Kamerlid en Leuvens gemeenteraadslid Els Van Hoof heeft Georges Gilkinet, federaal Minister van Mobiliteit opnieuw bevraagt over een mogelijk treinstation in Haasrode. Van Hoof is hier al langer vragende partij voor. In antwoord op een vorige parlementaire vraag van Van Hoof (in oktober 2021) gaf de Minister aan dat er toch geen treinstation in Haasrode zou worden geopend. Nochtans had de minister in januari 2021 aangegeven dat hij hoopte op een opening in 2024. Reden om toch geen station te openen, was volgens de minister een nieuwe haalbaarheidsstudie die zou aantonen dat het potentieel aantal reizigers lager zou liggen dan verwacht. De minister gaf echter ook aan de details hiervan verder toe te zullen lichten aan de stad en andere betrokkenen.

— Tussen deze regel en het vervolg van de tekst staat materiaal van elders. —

@@ -313,6 +322,11 @@
         ops.sumsq_partials(d[1], parts)
         ops.clip_coef(parts, _lib.HALO_SUMSQ_PARTS, self.clip, coef, norm, applied_steps=cnt)
         ops.adamw_ranges(d[0], d[1], d[2], d[3], [(0, 8, 0.0, coef[0:1])], self.lr, self.betas[0], self.betas[1], self.eps, cnt)
+        if self._emit_on:
+            n = 4 * 128 * 128
+            e = [torch.zeros(n, device=dev, dtype=torch.float32) for _ in range(6)]
+            ops.adamw_ranges_emit(e[0], e[1], e[2], e[3], [(0, n, 0.0, coef[0:1])], self.lr, self.betas[0], self.betas[1], self.eps, cnt, None,
+                                  [0], 128, [e[4].data_ptr()], [e[5].data_ptr()])
 
     def _optimizer(self):
         if getattr(self, '_norm_count', 0) > 0 and self.sharded is None:
@@ -346,11 +360,74 @@
                       applied_steps=self.adam_step)
         ranges = [(max(a, lo), min(b, hi), self.weight_decay if decays else 0.0, self.coef[0:1] if clipped else self.coef[1:2])
                   for a, b, decays, clipped in f.ranges for lo, hi in _merge_adjacent(self._own_ranges()) if min(b, hi) > max(a, lo)]
-        if ranges:
+        if ranges and self._emit_on:
+            mats = sorted(zip(self._emit['offsets'], self._emit['fwd'], self._emit['tr']))
+            ops.adamw_ranges_emit(f.params, f.grads, f.exp_avg, f.exp_avg_sq, ranges, self._lr_dev, self.betas[0], self.betas[1], self.eps,
+                                  self.adam_step, self.counter, [o for o, _, _ in mats], self._emit['key'][3], [a for _, a, _ in mats],
+                                  [a for _, _, a in mats])
+        elif ranges:
             ops.adamw_ranges(f.params, f.grads, f.exp_avg, f.exp_avg_sq, ranges, self._lr_dev, self.betas[0], self.betas[1], self.eps,
                              self.adam_step, counter=self.counter)
         else:
             ops.counter_inc(self.counter)
+
+    def _emit_key(self, x):
+        if os.environ.get('HALO_ADAMW_EMIT', '1') == '0' or self.sharded is not None or self.world != 1 or self.accumulate != 1:
+            return None
+        lstm = getattr(self.encoder, 'lstm', None)
+        if lstm is None or lstm.num_layers < 2 or _lib.get_math_mode() != 'bf16' or x.dim() != 3:
+            return None
+        H = lstm.weight_hh_l0.shape[1]
+        if H % 128 != 0 or self._emit_mats() is None:
+            return None
+        return (ops.subsampled_length(x.shape[1], 5, 4, 3), x.shape[0], self.encoder.subsample.weight.shape[0], H, lstm.num_layers)
+
+    def _emit_mats(self):
+        L = self.encoder.lstm.num_layers
+        names = (f'encoder.lstm.weight_hh_l{L - 2}', f'encoder.lstm.weight_hh_l{L - 1}', f'encoder.lstm.weight_ih_l{L - 1}')
+        slot = {n: (p, o) for n, p, o in self.flat.slots}
+        return [slot[n] for n in names] if all(n in slot for n in names) else None
+
+    def _emit_versions(self):
+        return (self.flat.params._version,) + tuple(p._version for p, _ in self._emit_mats())
+
+    def _emit_drop(self):
+        if self._graph_emit:
+            self._graphs, self._graph_emit = None, False
+        self._emit = None
+
+    def weights_changed(self):
+        if self._emit is not None:
+            self._emit['current'] = False
+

Tijdens de Commissie Mobiliteit in de Kamer, bevroeg Van Hoof deze namiddag (07/02) dan ook de Minister over de verdere stappen die in dit dossier gezet zijn: “Al sinds 2014 volg ik het dossier op, en ik moet vaststellen dat er sindsdien door de verschillende ministers voortdurend geschermd wordt met verschillende studies. Ik wilde dan ook concreet van de Minister vernemen of hij ondertussen daadwerkelijk in overleg is getreden over de resultaten van de studie met de verschillende stakeholders in dit dossiers. Een station in Haasrode heeft immers daadwerkelijk een enorm potentieel. Niet alleen wordt zo het station van Leuven effectief ontlast, ook bieden we zo een oplossing aan mobiliteitsproblemen (bv. files) die ontstaan doordat zo’n 10.000 werknemers en 3500 studenten vandaag noodgedwongen met de wagen naar Haasrode moeten komen.”

Als antwoord op de vraag van Van Hoof, gaf de Minister aan dat de studie ondertussen uitvoerig werd toegelicht aan verschillende stakeholders zoals de Stad Leuven of de Vervoersregio Leuven. De minister gaf wel aan dat er geen verdere beslissingen zijn genomen in het dossier en geen verdere stappen zijn gezet. Wel gaf Minister Gilkinet aan dat het nieuwe beheerscontract van de NMBS wel degelijk voorziet in een budget voor nieuwe stations, maar dat hiervoor eerst een analyse moet worden gemaakt op basis van 8 criteria, met name:

  1. Het aantal potentiële reizigers binnen een straal van twee kilometer van de geplande halte;
  2. Eventuele plannen voor de verdichting of ontwikkeling van diensten rond de geplande halte die potentieel nieuwe reizigers zouden kunnen aantrekken;
  3. De winst (of het verlies) aan reizigers per dag en per trein;
  4. De marginale exploitatie- en investeringskosten die ontstaan (of bespaard worden);
  5. Potentiële winsten (of verliezen) in commerciële inkomsten;
  6. Het verlies (of de winst) op het vlak van commerciële snelheid en algemene prestaties van de betrokken verbinding(en), en van de capaciteit van de betrokken lijn, vooral wat betreft aansluitingen;
  7. Het bestaande alternatieve vervoersaanbod (aanvullend of concurrerend);
  8. De afstand tot het dichtstbijzijnde station, de reistijd om er te komen, en de bereikbaarheid per spoor van het bediende gebied.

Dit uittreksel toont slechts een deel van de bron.